(Dataset entries)
diff --git a/rpt_amd/csrc/hit_pool.h b/rpt_amd/csrc/hit_pool.h
--- /dev/null
+++ b/rpt_amd/csrc/hit_pool.h
@@ -0,0 +1,24 @@
+#pragma once
+#include <stdint.h>
+
+#if defined(__HIPCC__) || defined(__CUDACC__)
+#define RPT_POOL_FN __host__ __device__ static inline
+#else
+#define RPT_POOL_FN static inline
+#endif
+
+RPT_POOL_FN uint32_t rpt_pool_slot(uint32_t head, uint32_t k, uint32_t cap) { return (head + k) % cap; }
+RPT_POOL_FN uint32_t rpt_pool_rank(uint64_t mask, uint32_t lane) {
+  return (uint32_t)__builtin_popcountll(mask & ((1ull << lane) - 1ull));
+}
+RPT_POOL_FN bool rpt_pool_pop_ok(uint32_t r, uint32_t count) { return r < count; }
+RPT_POOL_FN uint32_t rpt_pool_gen_limit(uint32_t count, uint32_t cap) { return cap - count; }
+RPT_POOL_FN void rpt_pool_after_pop(uint32_t& head, uint32_t& count, uint64_t pop_mask, uint32_t cap) {
+  const uint32_t want = (uint32_t)__builtin_popcountll(pop_mask), n = want < count ? want : count;
+  head = (head + n) % cap;
+  count -= n;
+}
+RPT_POOL_FN void rpt_pool_after_push(uint32_t& count, uint64_t push_mask) { count += (uint32_t)__builtin_popcountll(push_mask); }
+RPT_POOL_FN bool rpt_pool_refill(uint32_t count, uint32_t n_need, uint32_t cap, uint32_t refill_min) {
+  return count + refill_min <= cap || count < n_need;
+}
diff --git a/rpt_amd/csrc/kernels.h b/rpt_amd/csrc/kernels.h
--- a/rpt_amd/csrc/kernels.h
+++ b/rpt_amd/csrc/kernels.h
@@ -3,6 +3,7 @@
 #include <stdint.h>
 
 #include "device_types.h"
+#include "hit_pool.h"
 #include "launch_limits.h"
 
 #ifndef RPT_FLAT_RUN
@@ -25,12 +26,25 @@
 #endif
 #define RPT_CULL_MAX 4
 #ifndef RPT_SCENE_CONSTS
-#define RPT_SCENE_CONSTS 5
+#define RPT_SCENE_CONSTS 7
 #endif
 #define RPT_MAT_CONSTS_BYTES 88u
 #define RPT_CUBE_NORMALS_BYTES 144u
 #define RPT_PATHS_STASH_LDS 4864u
 #define RPT_PATHS_STASH_HIT_LDS 6656u
+#ifndef RPT_HIT_POOL
+#define RPT_HIT_POOL 1
+#endif
+#ifndef RPT_POOL_CAP
+#define RPT_POOL_CAP 64u
+#endif
+#ifndef RPT_POOL_REFILL
+#define RPT_POOL_REFILL 56u
+#endif
+#define RPT_PATHS_POOL_LDS (RPT_POOL_CAP * 100u)
+static_assert(RPT_POOL_CAP >= 64u && RPT_POOL_REFILL >= 1u && RPT_POOL_REFILL <= RPT_POOL_CAP,
+              "a refill of 64 lanes has to fit an empty pool, and a full pool has to fall to the refill mark");
+static_assert(RPT_PATHS_POOL_LDS <= RPT_PATHS_STASH_HIT_LDS, "the host's fit checks leave room for RayStashHit only");
 #define RPT_PATHS_STASH_MAX_LDS (RPT_RAY_STASH >= 2 ? RPT_PATHS_STASH_HIT_LDS : RPT_PATHS_STASH_LDS)
 #ifndef RPT_PARK_K
 #define RPT_PARK_K 4
diff --git a/rpt_amd/csrc/kernels/paths.inc b/rpt_amd/csrc/kernels/paths.inc
--- a/rpt_amd/csrc/kernels/paths.inc
+++ b/rpt_amd/csrc/kernels/paths.inc
@@ -179,6 +179,29 @@
   stash_take_ray(st, lane, pos, d);
   nrm = mk(st.v[7][lane], st.v[8][lane], st.v[9][lane]);
   obj = (int)st.u[5][lane];
+}
+struct HitPool {
+  double v[10][RPT_POOL_CAP];
+  uint32_t u[5][RPT_POOL_CAP];
+};
+static_assert(sizeof(HitPool) == RPT_PATHS_POOL_LDS, "kernels.h sizes the wave's LDS budget with it");
+RPT_DEV void pool_put(HitPool& hp, uint32_t slot, const D3& pos, const D3& d, const D3& nrm, int obj, uint32_t p_local,
+                      uint32_t pixel, uint32_t s, const Rng& r) {
+  hp.v[0][slot] = pos.x; hp.v[1][slot] = pos.y; hp.v[2][slot] = pos.z;
+  hp.v[3][slot] = d.x; hp.v[4][slot] = d.y; hp.v[5][slot] = d.z;
+  hp.v[6][slot] = __longlong_as_double((long long)r.hi);
+  hp.v[7][slot] = nrm.x; hp.v[8][slot] = nrm.y; hp.v[9][slot] = nrm.z;
+  hp.u[0][slot] = (uint32_t)obj; hp.u[1][slot] = p_local; hp.u[2][slot] = pixel; hp.u[3][slot] = s; hp.u[4][slot] = r.draw;
+}
+RPT_DEV void pool_take(const HitPool& hp, uint32_t slot, const Frame& fr, D3& pos, D3& d, D3& nrm, int& obj, uint32_t& p_local,
+                       uint32_t& s, Rng& r) {
+  pos = mk(hp.v[0][slot], hp.v[1][slot], hp.v[2][slot]);
+  d = mk(hp.v[3][slot], hp.v[4][slot], hp.v[5][slot]);
+  nrm = mk(hp.v[7][slot], hp.v[8][slot], hp.v[9][slot]);
+  obj = (int)hp.u[0][slot]; p_local = hp.u[1][slot]; s = hp.u[3][slot];
+  r = rng_make(fr.seed, hp.u[2][slot], fr.sample_base + s, 0);
+  r.draw = hp.u[4][slot];
+  r.hi = (uint64_t)__double_as_longlong(hp.v[6][slot]);
 }
 #ifndef RPT_STASH_REFILL_MIN
 #define RPT_STASH_REFILL_MIN 32
@@ -326,9 +349,13 @@
   constexpr bool STASH = RPT_RAY_STASH && std::is_same<LDS, KdFlat>::value;
   constexpr bool PRETRACE = STASH && RPT_RAY_STASH >= 2 && !PARK;
   static_assert(!FUSE || PRETRACE, "the fused form is a form of the pre-traced kernel");
-  using StashT = typename std::conditional<PRETRACE, RayStashHit, RayStash>::type;
+  constexpr bool POOL = FUSE && RPT_HIT_POOL != 0;
+  using StashT = typename std::conditional<POOL, HitPool, typename std::conditional<PRETRACE, RayStashHit, RayStash>::type>::type;
   __shared__ typename std::conditional<STASH, StashT, int>::type stash_store;
   auto& stash = *reinterpret_cast<StashT*>(&stash_store);
+  struct PoolState { uint32_t g_p_local = 0, g_s = ~0u; uint32_t head = 0, cnt = 0; };
+  struct NoPoolState {};
+  [[maybe_unused]] typename std::conditional<POOL, PoolState, NoPoolState>::type ps;
   bool stash_valid = false, exhausted = false;
   bool pend = false;
 #if RPT_PRETRACE_CULL
@@ -343,7 +370,47 @@
   PROF_INIT();
 
   for (;;) {
-    if constexpr (STASH) {
+    if constexpr (POOL) {
+      const uint32_t n_need = (uint32_t)__popcll(__ballot(!in_path || nx_obj < 0));
+      const uint64_t work_mask = __ballot(!exhausted);
+      if (work_mask != 0ull && rpt_pool_refill(ps.cnt, n_need, RPT_POOL_CAP, RPT_POOL_REFILL)) {
+        const bool turn = !exhausted && rpt_pool_rank(work_mask, lane) < rpt_pool_gen_limit(ps.cnt, RPT_POOL_CAP);
+        const bool want_item = turn && ps.g_s == ~0u;
+        uint32_t f_pixel = 0, f_s_end = 0;
+        const bool got = fetch_item(pa, fr, lane, want_item, pool, ps.g_p_local, f_pixel, ps.g_s, f_s_end);
+        if (want_item && !got) exhausted = true;
+        PROF_PHASE(PF_P_FETCH);
+        const bool gen = turn && !exhausted;
+        const uint64_t gen_mask = __ballot(gen);
+        if (gen) {
+          const uint32_t g_pixel = fr.pixels[ps.g_p_local];
+          D3 go, gd;
+          Rng gr;
+          camera_ray(fr, cam, dim, g_pixel, ps.g_s, go, gd, gr);
+          PROF_PHASE(PF_P_RAYGEN);
+          double t = INF;
+          D3 hn = mk(0, 0, 0);
+#if RPT_PRETRACE_CULL
+          const uint64_t skip = cull_skip_mask(pa.flat, cull_near(pa.flat, g_pixel, fr.width));
+          PROF_COUNT(PF_P_PRETRACE);
+          const int ho = flat_query<false, true, CONSTS>(sc, &fl, go, gd, -INF, t, hn, skip);
+#else
+          const int ho = flat_query<false, false, CONSTS>(sc, &fl, go, gd, -INF, t, hn);
+#endif
+          n_ext++;
+          if (ho < 0) hn = env_color(sc, gd);
+          pool_put(stash, rpt_pool_slot(ps.head, ps.cnt + rpt_pool_rank(gen_mask, lane), RPT_POOL_CAP), go + t * gd, gd, hn, ho,
+                   ps.g_p_local, g_pixel, ps.g_s, gr);
+          ps.g_s++;
+          if (ps.g_s % pa.chunk == 0u || ps.g_s == pa.spp) ps.g_s = ~0u;
+          PROF_PHASE(PF_P_HIT);
+        }
+        rpt_pool_after_push(ps.cnt, gen_mask);
+        __syncthreads();
+      }
+      done = !in_path && exhausted;
+      if (ps.cnt == 0u && __ballot(!done || (fold_st & 0xffffu) != 0u) == 0) break;
+    } else if constexpr (STASH) {
       bool refill = __ballot(!in_path && !stash_valid && !exhausted) != 0ull;
       if constexpr (PRETRACE) refill = refill || __popcll(__ballot(!stash_valid && !exhausted)) >= RPT_STASH_REFILL_MIN;
       if (refill) {
@@ -413,23 +480,25 @@
     if constexpr (FUSE) {
       h_pos = nx_pos; h_nrm = nx_nrm; h_obj = nx_obj;
       nx_pos = mk(0, 0, 0); nx_nrm = mk(0, 0, 0); nx_obj = -1;
-      if (__ballot(pend) != 0ull) {
-        if (pend) {
-          D3 so, sd;
-          stash_take_ray(stash, lane, so, sd);
-          double t = INF;
-          D3 hn = mk(0, 0, 0);
+      if constexpr (!POOL) {
+        if (__ballot(pend) != 0ull) {
+          if (pend) {
+            D3 so, sd;
+            stash_take_ray(stash, lane, so, sd);
+            double t = INF;
+            D3 hn = mk(0, 0, 0);
 #if RPT_PRETRACE_CULL
-          const uint64_t skip = cull_skip_mask(pa.flat, near);
-          PROF_COUNT(PF_P_PRETRACE);
-          const int ho = flat_query<false, true, CONSTS>(sc, &fl, so, sd, -INF, t, hn, skip);
+            const uint64_t skip = cull_skip_mask(pa.flat, near);
+            PROF_COUNT(PF_P_PRETRACE);
+            const int ho = flat_query<false, true, CONSTS>(sc, &fl, so, sd, -INF, t, hn, skip);
 #else
-          const int ho = flat_query<false, false, CONSTS>(sc, &fl, so, sd, -INF, t, hn);
-#endif
-          n_ext++;
-          if (ho < 0) hn = env_color(sc, sd);
-          stash_put_hit(stash, lane, so + t * sd, hn, ho);
-          pend = false;
+            const int ho = flat_query<false, false, CONSTS>(sc, &fl, so, sd, -INF, t, hn);
+#endif
+            n_ext++;
+            if (ho < 0) hn = env_color(sc, sd);
+            stash_put_hit(stash, lane, so + t * sd, hn, ho);
+            pend = false;
+          }
         }
       }
     } else if constexpr (PRETRACE) {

▶ **Instructions for the task**
From the entries, report every line in which the string "head" occurs.

▶ **Solved problem**
+RPT_POOL_FN uint32_t rpt_pool_slot(uint32_t head, uint32_t k, uint32_t cap) { return (head + k) % cap; }
+RPT_POOL_FN void rpt_pool_after_pop(uint32_t& head, uint32_t& count, uint64_t pop_mask, uint32_t cap) {
+  head = (head + n) % cap;
+  struct PoolState { uint32_t g_p_local = 0, g_s = ~0u; uint32_t head = 0, cnt = 0; };
+          pool_put(stash, rpt_pool_slot(ps.head, ps.cnt + rpt_pool_rank(gen_mask, lane), RPT_POOL_CAP), go + t * gd, gd, hn, ho,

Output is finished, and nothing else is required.